TK: The rationale behind these transactions has evolved, and that may not be well understood. We are increasingly seeing transactions from high-quality GPs looking to double down on strong performers while providing a liquidity option to LPs.

ML: The name given to GP-led transactions can be misleading as not all GP-leds are instigated or controlled by the GP, some are indeed led by an unhappy LP base.

NL: GP restructurings originally had a negative connotation as the first deals were often underperforming firms coming out of the global financial crisis with stuck assets. Today, a common misconception is that GP-leds are being utilized in scenarios where the GP can’t sell one or more assets at attractive values. From our perspective, GP-led turnaround stories are the outliers in the market today, not the norm.

What is the most valuable lesson you have learned during your involvement with these types of transactions?

AC: Because both GPs and buyers are looking for long-term partners when they pursue a GP-led transaction, it is crucial to negotiate deal terms that are in the interests of all participants (including the existing investors).
Thanks to this dynamic, I’ve learned that a successful transaction entails a high level of cooperation and alignment between the participants. This has allowed me to sharpen my soft skills and expand my network.

TK: Understanding a GP’s motivations for the transaction and ensuring proper alignment is crucial. Ultimately, the outcome can and will deviate from the plan but getting the alignment equation right helps ensure that all parties will be rowing in the same direction if and when that happens.

Nick Lawler
Nick Lawler, director at 50 South Capital

ML: It is important not to assume that the LPs/LPAC are going to give their consent – early engagement is key, as well as running a proper process. The manager will also want to make sure that there are going to be enough LP sellers in the current fund to actually make a closing possible.
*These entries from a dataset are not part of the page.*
diff --git a/mtr_amd/csrc/dp_wrap.hip.inc b/mtr_amd/csrc/dp_wrap.hip.inc
--- a/mtr_amd/csrc/dp_wrap.hip.inc
+++ b/mtr_amd/csrc/dp_wrap.hip.inc
@@ -697,15 +697,29 @@
         wc_time(counters, CYC_TB_REFILL, t_refill);
         wc_add(counters, CNT_TB_REFILLS, 1);
         const int r_max = i_top - 1 < 63 ? i_top - 1 : 63;
-        int r = 0, t4 = 4 * TB_SLACK, jj = j;
+        int r = 0, t4 = 4 * TB_SLACK;
         int wm = 0, wx = 0, wd = 0, wn = 0;
+        int rec = 0, park = 0;
+        auto cast_votes = [&]() {
+            if (lane < r) {
+                const int cr = (int)((unsigned)(q64 >> rec) & 15u);
+                const int col = mod_U(j - 1 - lane - TB_SLACK + (rec >> 2)) + 1;
+                const bool dgl = DPC_IS_M(cr) || DPC_IS_X(cr);
+                tb_vote(lv, dgl ? cons : miss, dgl ? 0 : (U + 1) * 5, dgl ? col * 5 + xr : col * 4 + xr);
+            }
+            if (lane < wd) {
+                const int col = mod_U(j - 1 - TB_SLACK + (park >> 2)) + 1;
+                tb_vote(lv, cons, 0, col * 5 + 4);
+            }
+        };
         for (;;) {
             const int cl = (int)((unsigned)(q64 >> t4) & 15u);
             const unsigned long long mM = __ballot(DPC_IS_M(cl)), mX = __ballot(DPC_IS_X(cl));
             const unsigned long long dg = (mM | mX) >> r;
             const unsigned long long seg0 = dg & ~(dg + 1ull);
             const int run = __builtin_popcountll(seg0);
-            if (MODE == 0) {
+            if (MODE != 2) {
+                if (MODE == 1) rec = lane >= r ? t4 : rec;
                 const unsigned long long seg = seg0 << r;
                 wm += __builtin_popcountll(mM & seg); wx += __builtin_popcountll(mX & seg);
                 r += run;
@@ -713,60 +727,48 @@
                 const int code = lane_val(cl, r);
                 if (DPC_IS_Z(code)) goto tb_last;
                 const int isdel = (code & 4) ? 0 : 1;
+                if (MODE == 1) park = write_lane(park, t4 - 4 * r, wd);
                 wd += isdel; wn += 1 - isdel;
                 t4 += 4 - 8 * isdel; r += 1 - isdel;
                 if (r > r_max) { if (i_top - r <= 0) goto tb_last; break; }
-                if ((unsigned)t4 > 60u) break;
+                if ((unsigned)(MODE == 1 ? t4 | (wd & 64) : t4) > 60u) break;
                 continue;
             }
             if (run > 0) {
                 const unsigned long long seg = seg0 << r;
                 wm += __builtin_popcountll(mM & seg); wx += __builtin_popcountll(mX & seg);
-                if (MODE == 2) {
-                    if (out->n + run > out->cap) { out->overflow = 1; goto tb_last; }
-                    if (lane >= r && lane < r + run) out->ops[out->n + (lane - r)] = DPC_IS_M(cl) ? (uint8_t)1 : (uint8_t)2;
-                    out->n += run;
-                }
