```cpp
static fhe_status ext_limbs(const fhe_ks_plan* p, uint32_t sizeQl, std::vector<uint32_t>& idx) {
    idx.resize(sizeQl + p->sizeP);
    for (uint32_t i = 0; i < sizeQl; ++i)
        idx[i] = i;
    for (uint32_t j = 0; j < p->sizeP; ++j)
        idx[sizeQl + j] = p->sizeQ + j;
    return FHE_OK;
}
static fhe_status ks_pmodq(fhe_ks_plan* p, fhe_ks_plan::Level* lv, TwPair** d) {
    std::lock_guard<std::mutex> lock(p->cacheMutex);
    if (!lv->d_PModq) {
        fhe_ctx* c = p->ctx;
        std::vector<uint64_t> pm(p->sizeP);
        for (uint32_t j = 0; j < p->sizeP; ++j)
            pm[j] = c->q[p->sizeQ + j];
        std::vector<TwPair> h(lv->sizeQl);
        for (uint32_t i = 0; i < lv->sizeQl; ++i) {
            const uint64_t v = host::prod_mod(pm, -1, c->q[i]);
            h[i]             = TwPair{v, host::shoup(v, c->q[i])};
        }
        void* dp = nullptr;
        RT_CHECK(rt::dmalloc(&dp, h.size() * sizeof(TwPair)));
        p->owned.push_back(dp);
        RT_CHECK(rt::h2d(dp, h.data(), h.size() * sizeof(TwPair), nullptr));
        RT_CHECK(rt::sync(nullptr));
        lv->d_PModq = (TwPair*)dp;
    }
    *d = lv->d_PModq;
    return FHE_OK;
}
extern "C" fhe_status fhe_ks_ext(fhe_ks_plan* p, const uint64_t* cin, uint32_t sizeQl, uint32_t batch, uint64_t* out, void* st) {
    ARG_CHECK(p && cin && out, "fhe_ks_ext: null argument");
    ARG_CHECK(sizeQl >= 1 && sizeQl <= p->sizeQ && batch >= 1, "fhe_ks_ext: bad level or batch");
    fhe_ctx* c = p->ctx;
    RT_CHECK(rt::set_device(c->device));
    fhe_ks_plan::Level* lv = nullptr;
    if (fhe_status s = ks_level(p, sizeQl, &lv))
        return s;
    TwPair* dP = nullptr;
    if (fhe_status s = ks_pmodq(p, lv, &dP))
        return s;
    const uint32_t sizeQlP = sizeQl + p->sizeP;
    if (fhe_status s = zero_rows(c, out, sizeQlP, sizeQl, p->sizeP, batch, st))
        return s;
    return elem_run<OP_MUL_CONST>(c, out, cin, nullptr, dP, nullptr, sizeQl, batch, st, "fhe_ks_ext", 0, 0, 0, 0, sizeQlP, 0);
}
extern "C" fhe_status fhe_ks_fast_keyswitch_ext(fhe_ks_plan* p, const fhe_ks_key* key, const uint64_t* c1, uint32_t sizeQl,
                                                uint32_t batch, uint64_t* out0, uint64_t* out1, void* ws, size_t wsBytes,
                                                void* st) {
    KS_COMMON_CHECKS("fhe_ks_fast_keyswitch_ext")
    ARG_CHECK(key && c1 && out0 && out1 && key->plan == p, "fhe_ks_fast_keyswitch_ext: bad key or null argument");
    return ks_inner_run(p, lv, key, c1, batch, out0, out1, (uint64_t*)ws, w, st);
}
extern "C" fhe_status fhe_eval_fast_rotation_ext(fhe_ks_plan* p, const fhe_ks_key* key, const uint64_t* c0, const uint64_t* c1,
                                                 uint32_t k, int addFirst, uint32_t sizeQl, uint32_t batch, uint64_t* out0,
                                                 uint64_t* out1, void* ws, size_t wsBytes, void* st) {
    KS_COMMON_CHECKS("fhe_eval_fast_rotation_ext")
    ARG_CHECK(key && c0 && c1 && out0 && out1 && key->plan == p, "fhe_eval_fast_rotation_ext: bad key or null argument");
    ARG_CHECK(k % 2 == 1, "Automorphism index not odd");
    fhe_ctx* c    = p->ctx;
    uint64_t* wsp = (uint64_t*)ws;
    const uint32_t sizeQlP = sizeQl + p->sizeP;
    if (addFirst) {
        TwPair* dP = nullptr;
        if (fhe_status s = ks_pmodq(p, lv, &dP))
            return s;
        uint64_t *e0 = wsp + w.e0, *e1 = wsp + w.e1;
        if (fhe_status s = ks_inner_multi_run(p, lv, &key, 1, c1, batch, &e0, &e1, c0, dP, wsp, w, st))
            return s;
    }
    else if (fhe_status s = ks_inner_run(p, lv, key, c1, batch, wsp + w.e0, wsp + w.e1, wsp, w, st))
        return s;
    std::vector<uint32_t> idx;
    ext_limbs(p, sizeQl, idx);
    if (fhe_status s = fhe_automorph(c, out0, wsp + w.e0, k, 1, idx.data(), sizeQlP, batch, st))
        return s;
    return fhe_automorph(c, out1, wsp + w.e1, k, 1, idx.data(), sizeQlP, batch, st);
}
extern "C" fhe_status fhe_ks_down(fhe_ks_plan* p, const uint64_t* x0, const uint64_t* x1, uint32_t sizeQl, uint32_t batch,
                                  uint64_t* out0, uint64_t* out1, void* ws, size_t wsBytes, void* st) {
    KS_COMMON_CHECKS("fhe_ks_down")
    ARG_CHECK(x0 && x1 && out0 && out1, "fhe_ks_down: null argument");
    uint64_t* wsp = (uint64_t*)ws;
    if (fhe_status s = mod_down_run(p, lv, x0, batch, out0, wsp + w.pcoef, wsp + w.md, st))
        return s;
    return mod_down_run(p, lv, x1, batch, out1, wsp + w.pcoef, wsp + w.md, st);
}

struct BsgsLayout {
    size_t ksTotal, rot, inner, d, outer, first, total;
};
static BsgsLayout bsgs_layout(const fhe_ks_plan* p, uint32_t sizeQl, uint32_t batch, uint32_t nIn, uint32_t nOut) {
    BsgsLayout b{};
    b.ksTotal        = ks_layout(p, sizeQl, batch * nOut).total;
    const size_t N   = (size_t)1 << p->ctx->logN;
    const size_t ext = (size_t)batch * (sizeQl + p->sizeP) * N, low = (size_t)batch * sizeQl * N;
    size_t off       = b.ksTotal;
    b.rot = off, off += (size_t)nIn * 2 * ext;
    b.inner = off, off += (size_t)nOut * 2 * ext;
    b.d = off, off += (size_t)nOut * 2 * low;
    b.outer = off, off += 2 * ext;
// ... 1528 lines not shown
```

Measured before the change: 2340 GB/s.

## Fuse CKKS tensor product terms into key-switch inner product for EvalMult

Adds a tensor-term variant of the key-switch inner-product kernel that also accumulates a0*b0 and a0*b1+a1*b0, scaled by P mod q, into the same column sums. The EvalMult path then computes only a1*b1 separately and lets mod-down produce the final c0/c1 with its epilogue. This removes the separate full tensor kernel and the later accumulate pass over c0/c1, trading them for extra loads in the inner kernel and a non-prefetch kernel variant. The fused path is enabled by default through an environment flag.

```diff
diff --git a/openfhe-development_amd/csrc/basis_kernels.h b/openfhe-development_amd/csrc/basis_kernels.h
--- a/openfhe-development_amd/csrc/basis_kernels.h
+++ b/openfhe-development_amd/csrc/basis_kernels.h
@@ -224,6 +224,8 @@
     const uint64_t* red;
     uint32_t logN, batch, sizeQl, sizeQ, sizeP, numDigits, alpha, nKeys;
     uint32_t nc[kMaxDigits];
+    const uint64_t *ta0, *ta1, *tb0, *tb1;
+    const TwPair* tenC;
 };
 struct alignas(16) U64x2 {
     uint64_t a, b;
@@ -244,8 +246,9 @@
     else
         p[0] = v[0];
 }
-template <int ND, int CPL = 1, bool PF = true>
+template <int ND, int CPL = 1, bool PF = true, bool TEN = false>
 FHE_GLOBAL void FHE_LAUNCH_BOUNDS(kThreads) ks_inner_multi_kernel(const KsInnerMultiArgs g) {
+    static_assert(!TEN || ND + 2 <= kMaxDigits, "tensor terms: two more products per sum than digits, at most 8 in all");
     const uint32_t t           = FHE_TID;
     const uint32_t tilesPerRow = (1u << g.logN) >> kTileLog ? ((1u << g.logN) >> kTileLog) : 1u;
     const uint32_t sizeQlP     = g.sizeQl + g.sizeP;
@@ -283,6 +286,14 @@
         koffJ[j] = ((uint64_t)jj * (g.sizeQ + g.sizeP) + idx) << g.logN;
     }
     const uint64_t* firstRow = addFirst ? g.first + (((uint64_t)b * g.sizeQl + i) << g.logN) : nullptr;
+    const bool ten           = TEN && i < g.sizeQl;
+    TwPair tc{0, 0};
+    uint64_t tenOff = 0;
+    if (ten) {
+        FHE_BOUND_CHECK(g.numDigits + 2u <= (uint32_t)kMaxDigits, "key switch: digits + tensor terms exceed the 8 products of a column sum");
+        tc     = g.tenC[i];
+        tenOff = ((uint64_t)b * g.sizeQl + i) << g.logN;
+    }
     for (uint32_t r = (tr << kTileLog) + CPL * t; r < rEnd; r += CPL * kThreads) {
         uint64_t d[ND][CPL];
 #pragma unroll
@@ -291,6 +302,13 @@
         uint64_t fraw[CPL] = {};
         if (addFirst)
             ld_cpl<CPL>(firstRow + r, fraw);
+        uint64_t xa0[CPL] = {}, xa1[CPL] = {}, xb0[CPL] = {}, xb1[CPL] = {};
+        if (ten) {
+            ld_cpl<CPL>(g.ta0 + tenOff + r, xa0);
+            ld_cpl<CPL>(g.ta1 + tenOff + r, xa1);
+            ld_cpl<CPL>(g.tb0 + tenOff + r, xb0);
+            ld_cpl<CPL>(g.tb1 + tenOff + r, xb1);
+        }
         uint64_t kb[ND][CPL], ka[ND][CPL], nb[ND][CPL], na[ND][CPL];
 #pragma unroll
         for (int j = 0; j < ND; ++j) {
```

NL: GP quality is at least equally important to underlying asset quality. At the end of the day, in a GP-led transaction, you’re backing a GP and not sitting on the boards of underlying businesses, so you’re almost entirely reliant on the actions the GP takes to build equity value. You also need to ensure the GP is the right owner for the asset(s) for the next phase of growth, such that the complexity or size of the asset(s) hasn’t outgrown the GP’s core competency.

What would be your advice to peers that have not been involved in a GP-led deal before?

AC: Given that GP-led deals typically require LP approval it is important to advise GPs to entertain an early dialogue with key existing LPs to gauge investor reaction, and to carefully explore other available liquidity alternatives with the involvement of financial and legal advisors.

TK: As complex as these transactions can become, remain focused on what matters most: asset quality, the GP’s motivations and alignment. Assessing these factors will highlight where potential risks lie and allow you to evaluate and address them accordingly.

ML: Buy some Pro Plus – as there will be a few late nights.

NL: Other than what I mentioned above as it relates to both GP and asset quality, I suggest focusing on alignment of interests, fair treatment of existing investors and a credible value creation plan 2.0. These are all critical for a successful transaction.